**Exercise:** Tally the lines in the data that follows that include the word "template", and report nothing but the total.

**Materials provided:**
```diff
+template <int RB, int D, int V, class Mark>
+__device__ __forceinline__ void wn_stream_sum(const WnBand& w, const float* base, WnStreamShared<RB>& sh, Mark&& mark) {
+  typedef typename WnPiece<V>::T vec;
+  const int tid = threadIdx.x;
+  const int runv = (w.rows * w.cx) / V, total = w.k * runv;
+  const int G = w.groups, k = w.k, cx = w.cx;
+  const long long gstride = w.gstride;
+  const float scale = w.scale;
+  const int mine = tid < total ? (total - tid + 255) >> 8 : 0;
+  const int steps = __builtin_amdgcn_readfirstlane(mine) * ((G + D - 1) / D);
+  auto src_of = [&](int p) -> const float* {
+    int it = tid + (p << 8);
+    it = it < total ? it : total - 1;
+    const int tap = it / runv;
+    return base + tap * w.tstride + V * (it - tap * runv);
+  };
+  int ip = 0, ig = 0;
+  const float* isrc = src_of(0);
+  auto issue = [&](vec (&t)[D]) {
+#pragma unroll
+    for (int u = 0; u < D; u++) {
+      const int g = ig + u < G ? ig + u : G - 1;
+      t[u] = *reinterpret_cast<const vec*>(isrc + (long long)g * gstride);
+    }
+    ig += D;
+    if (ig >= G) { ig = 0; ip++; isrc = src_of(ip); }
+  };
+  int cp = 0, cg = 0;
+  vec s = {};
+  auto consume = [&](vec (&t)[D]) {
+#pragma unroll
+    for (int u = 0; u < D; u++) s = cg + u < G ? s + t[u] : s;
+    cg += D;
+    if (cg >= G) {
+      const int it = tid + (cp << 8);
+      if (it < total) {
+        const int tap = it / runv, e0 = V * (it - tap * runv);
+        int r = e0 / cx, ci = e0 - r * cx;
+#pragma unroll
+        for (int j = 0; j < V; j++) {
+          float sj;
+          if constexpr (V == 1) sj = s; else sj = s[j];
+          sh.dw[r][ci * k + tap] = sj * scale;
+          if (++ci == cx) { ci = 0; r++; }
+        }
+      }
+      s = vec{};
+      cg = 0; cp++;
+    }
+    mark();
+  };
+  vec a[D], b[D];
+  int j = 0;
+  if (steps > 0) issue(a);
+  for (; j + 2 < steps; j += 2) {
+    issue(b);
+    consume(a);
+    issue(a);
+    consume(b);
+  }
+  if (steps - j == 2) {
+    issue(b);
+    consume(a);
+    consume(b);
+  } else if (steps - j == 1) {
+    consume(a);
+  }
+}
+
+template <int RB, int D>
+__global__ __launch_bounds__(256) void wnorm_stream_kernel(const WnRefs R) {
+  __shared__ WnStreamShared<RB> sh;
+  SK_PROF_BEGIN()
+  const WnRef& q = R.r[wn_net_of_block(R, blockIdx.x)];
+  const WnBand w = q.bands[blockIdx.x - q.first];
+  const float* __restrict__ params = q.params;
+  float* __restrict__ grads = q.grads;
+  const float* __restrict__ partials = q.partials;
+  const int nrow = w.rows, G = w.groups;
+  const int n = w.cin * w.k;
+  const int tid = threadIdx.x;
+  const float* base = partials + w.src;
+  const int r = tid >> 5, l32 = tid & 31;
+  const bool on = r < nrow;
+  const float* __restrict__ v = params + w.off_v + (long long)r * n;
+  float* __restrict__ gv = grads + w.off_v + (long long)r * n;
+  constexpr int WN_PV = (128 * 8) / 32;
+  float vr[WN_PV], go[WN_PV];
+#pragma unroll
+  for (int p = 0; p < WN_PV; p++) {
+    const int i = l32 + 32 * p;
+    const bool ok = on && i < n;
+    vr[p] = ok ? v[i] : 0.f;
+    go[p] = ok ? gv[i] : 0.f;
+  }
+  const bool hb = on && w.off_b >= 0;
+  const float* __restrict__ pbp = partials + w.pb + r;
+  const float bp0 = (hb && l32 < G) ? pbp[(long long)l32 * w.pb_stride] : 0.f;
+  const float bp1 = (hb && l32 + 32 < G) ? pbp[(long long)(l32 + 32) * w.pb_stride] : 0.f;
+  const float nrm = on ? q.norms[w.norm + r] : 1.f;
+  const float gval = on ? params[w.off_g + r] : 0.f;
+  const float g_old = (on && l32 == 0) ? grads[w.off_g + r] : 0.f;
+  const float b_old = (on && l32 == 0 && w.off_b >= 0) ? grads[w.off_b + r] : 0.f;
+  SK_T(0)
+#ifdef SK_PROF
+  auto mark = [&]() { SK_T(1) pacc_[4] += 1; };
+#else
+  auto mark = []() {};
+#endif
+  if ((((nrow * w.cx) | (int)(w.gstride | w.tstride)) & 3) == 0 && ((((uintptr_t)base) & 15) == 0))
+    wn_stream_sum<RB, D, 4>(w, base, sh, mark);
+  else
+    wn_stream_sum<RB, D, 1>(w, base, sh, mark);
+  float sb = 0.f;
+  if (hb) {
+    if (l32 < G) sb += bp0;
+    if (l32 + 32 < G) sb += bp1;
+    for (int g = l32 + 64; g < G; g += 32) sb += pbp[(long long)g * w.pb_stride];
+  }
+  __syncthreads();
+  SK_T(2)
+  float dot = 0.f;
+#pragma unroll
+  for (int p = 0; p < WN_PV; p++) {
+    const int i = l32 + 32 * p;
+    if (on && i < n) dot += sh.dw[r][i] * vr[p];
+  }
+#pragma unroll
+  for (int o = 16; o > 0; o >>= 1) { dot += __shfl_xor(dot, o, 64); sb += __shfl_xor(sb, o, 64); }
+  if (on) {
+    const float inv = 1.f / nrm;
+    if (l32 == 0) {
+      grads[w.off_g + r] = g_old + dot * inv;
+      if (w.off_b >= 0) grads[w.off_b + r] = b_old + sb * w.scale;
+    }
+    const float c1 = gval * inv, c2 = dot * inv * inv;
+#pragma unroll
+    for (int p = 0; p < WN_PV; p++) {
+      const int i = l32 + 32 * p;
+      if (i < n) gv[i] = go[p] + c1 * (sh.dw[r][i] - c2 * vr[p]);
+    }
+  }
+  SK_T(3)
+  SK_PROF_END(5)
+}
+
+int launch_wnorm_bwd_multi(const WnRefs& R, int total_bands, hipStream_t s) {
+  if (total_bands <= 0) return CRK_OK;
+  hipLaunchKernelGGL((wnorm_stream_kernel<WN_BAND, 8>), dim3(total_bands), dim3(256), 0, s, R);
+  CRK_CHECK_LAUNCH();
+  return CRK_OK;
+}
diff --git a/include/crank_hip.h b/include/crank_hip.h
--- a/include/crank_hip.h
+++ b/include/crank_hip.h
@@ -410,6 +410,7 @@
 
 int crk_debug_net_paths(void* net, int B, int T);
 long long crk_debug_net_partials(void* net, int B, int T, float* out, long long cap, void* stream);
+long long crk_debug_net_wnorm_bands(void* net, int B, int T, long long* out, long long cap);
 
 const char* crk_version(void);
 
```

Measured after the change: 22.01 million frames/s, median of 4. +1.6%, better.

**Response area:** 2